Yanlış anlamalar şehri ve yanlış anlayanlarımız

Kimi zaman iyi olanı,

Kimi zaman; Allah’ın rızasını kazanma ihtimaliniz bulunan işleri,

Kimi zaman; topluma faydalı olacak çalışmaları,

Yapmak istiyorsunuz ama “durrr” diyorsunuz dur! Yanlış anlama ve anlaşılma konusunda problemlerimiz var maalesef.

Yanlış anlaşılmalar şehri diyorum üzülerek de olsa.

İyiye, güzele, hayra dair atılan adımları “yanlış anlaşırsak” diye atmıyor, ya da atanları “yanlış anlıyoruz” bir şekilde.

Bir basın mensubu olarak en fazla seçim döneminde yaşıyoruz yanlış anlaşılma durumlarını.

Yanlış anlama ve durumdan vazife çıkarma konusunda “gaz verenlerle”, “gaza gelenler” arasında bir gönül bağı olduğu için, Allah’ın bildiğini kula bildiremiyorsunuz.

NEDEN YANLIŞ ANLIYORUZ?

Aslında yanıtı çok basit.

Kişi kendinden bilirmiş işi. Memlekette karşınızdaki kendiniz gibi görürsünüz ve o gözle değerlendirirsiniz olayları.

O yüzden şehrin yanlış anlaşılma noktasında yaşadığı içsel problemleri ancak kişiler olarak kendi dünyamızda çözüme kavuşturabiliriz.

Bunu kimi zaman yanlış anlaşılma pahasına doğruları yaparak başarırsınız. Zamanla aslında niyetinizin doğruyu, güzeli, yaşadığınız topluma, güzel Yozgat’a hizmet etmek olduğunu ortaya koyarak koyarsınız.

Bunun için önce iç dünyamızdaki yanlışları düzelterek başlamalıyız.

Sonrası biraz sabır, biraz gayret ile zaten olur.

Zor mu, zor ama imkansız değil.

SİYASETTE YANLIŞ, HAK RIZASINDA YANLIŞ

Yanlış anlaşılmalar noktasında siyasette olduğu gibi Allah’ın doğruları noktasında dahi Yozgat’ta sınıflara bölünmüşüz.

Maalesef ve üzülerek söylemek istiyorum ki, Hak’kın doğrusu, yandaşımın doğrusunun yanında gölgede kalıyor çoğu zaman.

Hal böyle olanca insanın insana inancı da kalmıyor.

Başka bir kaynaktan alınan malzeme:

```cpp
#define HP_REQUIRE(cond, code, ...)                                                                          \
    do {                                                                                                     \
        if (!(cond)) {                                                                                       \
            ::hp::set_error(__VA_ARGS__);                                                                    \
            return (code);                                                                                   \
        }                                                                                                    \
    } while (0)

#define HP_TRY(expr)                                                                                         \
    do {                                                                                                     \
        int _rc = (expr);                                                                                    \
        if (_rc != HP_OK)                                                                                    \
            return _rc;                                                                                      \
    } while (0)

struct dev_buf {
    void* p = nullptr;
    size_t bytes = 0;
    dev_buf() = default;
    dev_buf(const dev_buf&) = delete;
    dev_buf& operator=(const dev_buf&) = delete;
    ~dev_buf() { release(); }
    int alloc(size_t n)
    {
        release();
        if (n == 0)
            return HP_OK;
        HP_HIP_TRY(hipMalloc(&p, n));
        bytes = n;
        return HP_OK;
    }
    void release()
    {
        if (p)
            (void)hipFree(p);
        p = nullptr;
        bytes = 0;
    }
    template <typename T>
    T* as() const { return static_cast<T*>(p); }
};

struct host_buf {
    void* p = nullptr;
    size_t bytes = 0;
    host_buf() = default;
    host_buf(const host_buf&) = delete;
    host_buf& operator=(const host_buf&) = delete;
    ~host_buf() { release(); }
    int alloc(size_t n)
    {
        release();
        if (n == 0)
            return HP_OK;
        HP_HIP_TRY(hipHostMalloc(&p, n, hipHostMallocDefault));
        bytes = n;
        return HP_OK;
    }
    void release()
    {
        if (p)
            (void)hipHostFree(p);
        p = nullptr;
        bytes = 0;
    }
    template <typename T>
    T* as() const { return static_cast<T*>(p); }
};

inline int ceil_div(int a, int b) { return (a + b - 1) / b; }

int merge_humans(const hp_human* in, const int32_t* region_of, int n, int frame_w, int frame_h, int min_common, double tol, std::vector<hp_human>& kept);

struct engine_switches {
    bool no_fuse = false;
    bool no_fuse_head = false;
    bool no_splitk = false;
    bool no_chain = false;
    bool no_bneck = false;
    bool no_seppair = false;
    bool no_pair_heads = false;
    bool fuse32 = false;
    bool no_fuse32 = false;
    bool no_head32 = false;
    bool no_arena = false;
    bool no_winograd32 = false;
    bool wino_f33 = false;
    bool wino_tall = true;
    int wino_nc = 0;
    bool head_pair32 = true;
    int c32_wk = -1;
    int c32_bn160 = -1;
    int dw32_px = 0;
    int lane_epilogue = 0;
    bool first_conv_verify = false;
    bool dbg_conv = false, dbg_bn = false, dbg_chain = false, dbg_sep = false;
    bool dbg_direct = false;
    int dbg_min_cin = 256;
};
engine_switches read_engine_switches();

class frame_pool {
public:
    static frame_pool& instance();
    int workers() const { return n_threads_ + 1; }
    void run(int n_frames, void (*fn)(int frame, int worker, void* ctx), void* ctx);
    ~frame_pool();

private:
    frame_pool();
    struct impl;
    impl* d_;
    int n_threads_;
};

}
```

Measured before the change: 5382 frames/s.

## Deepen global-load prefetch in 64x64 fp32 conv kernel to two stages

Refactors the fp32 implicit-GEMM conv kernel into a body templated on prefetch depth D, holding D sets of register staging buffers so global loads for step s+D are issued while step s computes. The 64x64 tile variant defaults to depth 2, and an environment switch selects depth 1 or 3. The aim is to hide more global-memory latency behind the MFMA work. In exchange it uses more VGPRs for staging, which can reduce occupancy, and the loop is unrolled by U.

New measurement: 5423 frames/s, median of 6. Within noise of the previous version (+0.8%).

```diff
diff --git a/hyperpose_amd/csrc/conv_fp32.hip b/hyperpose_amd/csrc/conv_fp32.hip
--- a/hyperpose_amd/csrc/conv_fp32.hip
+++ b/hyperpose_amd/csrc/conv_fp32.hip
@@ -39,10 +39,11 @@
 
 }
 
-template <int BM, int BN, int WM, int WN, bool ROWS>
-__global__ __launch_bounds__(256) void conv32_kernel(const conv32_params p)
+template <int BM, int BN, int WM, int WN, bool ROWS, int D>
+__device__ __forceinline__ void conv32_body(const conv32_params p)
 {
     constexpr int BK = 16, LDR = 20;
+    static_assert(D >= 1 && D <= 3, "prefetch depth");
     constexpr int TM = BM / WM / 32, TN = BN / WN / 32, NA = BM / 64, NB = BN / 64;
     static_assert(WM * WN == 4 && TM >= 1 && TN >= 1 && NA >= 1 && NB >= 1, "tile");
     constexpr int AB_BYTES = 2 * (BM + BN) * LDR * 4, SLABS = 4 * rows_geom<TM>::SLAB_BYTES;
@@ -70,26 +71,26 @@
     }
     const float* const wrow = p.w + (long)(m0 + lrow) * p.Cin + lchunk;
 
-    f32x4 ra[NA], rb[NB];
-    auto gload = [&](int s) {
+    f32x4 ra[D][NA], rb[D][NB];
+    auto gload = [&](int d, int s) {
         const int tap = s / kc, k0 = (s - tap * kc) * BK;
         const int ky = tap / p.KW, kx = tap - ky * p.KW;
         const long toff = ((long)(ky * p.dil) * p.in.wp + kx * p.dil) * p.in.cs + k0;
         const float* const wt = wrow + (long)tap * p.Cout_pad * p.Cin + k0;
 #pragma unroll
         for (int j = 0; j < NA; ++j)
-            ra[j] = *reinterpret_cast<const f32x4*>(wt + (long)(64 * j) * p.Cin);
+            ra[d][j] = *reinterpret_cast<const f32x4*>(wt + (long)(64 * j) * p.Cin);
 #pragma unroll
         for (int j = 0; j < NB; ++j)
-            rb[j] = *reinterpret_cast<const f32x4*>(p.in.p + bbase[j] + toff);
+            rb[d][j] = *reinterpret_cast<const f32x4*>(p.in.p + bbase[j] + toff);
     };
-    auto to_lds = [&](int buf) {
+    auto to_lds = [&](int d, int buf) {
 #pragma unroll
         for (int j = 0; j < NA; ++j)
-            *reinterpret_cast<f32x4*>(&sA[buf][(lrow + 64 * j) * LDR + lchunk]) = ra[j];
+            *reinterpret_cast<f32x4*>(&sA[buf][(lrow + 64 * j) * LDR + lchunk]) = ra[d][j];
 #pragma unroll
         for (int j = 0; j < NB; ++j)
-            *reinterpret_cast<f32x4*>(&sB[buf][(lrow + 64 * j) * LDR + lchunk]) = rb[j];
+            *reinterpret_cast<f32x4*>(&sB[buf][(lrow + 64 * j) * LDR + lchunk]) = rb[d][j];
     };
 
     floatx16 acc[TM][TN];
@@ -111,15 +112,16 @@
         p.dbg[128 + 3 * blockIdx.x] = __builtin_amdgcn_s_memrealtime();
         p.dbg[128 + 3 * blockIdx.x + 2] = ((unsigned long long)__builtin_amdgcn_s_getreg((31 << 11) | 20) << 32) | (unsigned)__builtin_amdgcn_s_getreg((31 << 11) | 4);
     }
-    gload(0);
-    to_lds(0);
+#pragma unroll
+    for (int d = 0; d < D; ++d)
+        gload(d, min(d, steps - 1));
+    to_lds(0, 0);
     lds_barrier();
     HP_STAMP();
-#pragma unroll 1
-    for (int s = 0; s < steps; ++s) {
-        gload(min(s + 1, steps - 1));
-        const float* const a_s = &sA[s & 1][(wm * TM * 32 + frow) * LDR + fh];
-        const float* const b_s = &sB[s & 1][(wn * TN * 32 + frow) * LDR + fh];
+    auto kstep = [&](int u, int buf, int s) {
+        gload(u, min(s + D, steps - 1));
+        const float* const a_s = &sA[buf][(wm * TM * 32 + frow) * LDR + fh];
+        const float* const b_s = &sB[buf][(wn * TN * 32 + frow) * LDR + fh];
 #pragma unroll
         for (int kk = 0; kk < BK / 8; ++kk) {
             f32x4 fa[TM], fb[TN];
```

Zaman, insanı yalnızlaştırıyor…

Karşılıklı güven bunalımı yaşatıyor.

Samimiyetsizlik doğuyor.

Yozgat’ta da durum bu şekilde.

Yanlış anlaşılmalar şehrinde yaşamak ne kadar kolaydır ya da zordur yaşayanlar olarak hesabını siz yapın.

Siyasetin yanlış anlaşılmışlığını kabul ediyorsunuz ama iş Hak’kın rızası mevzuuna geldiğinde bir birimize rol kesiyoruz ya işte o can acıtıyor.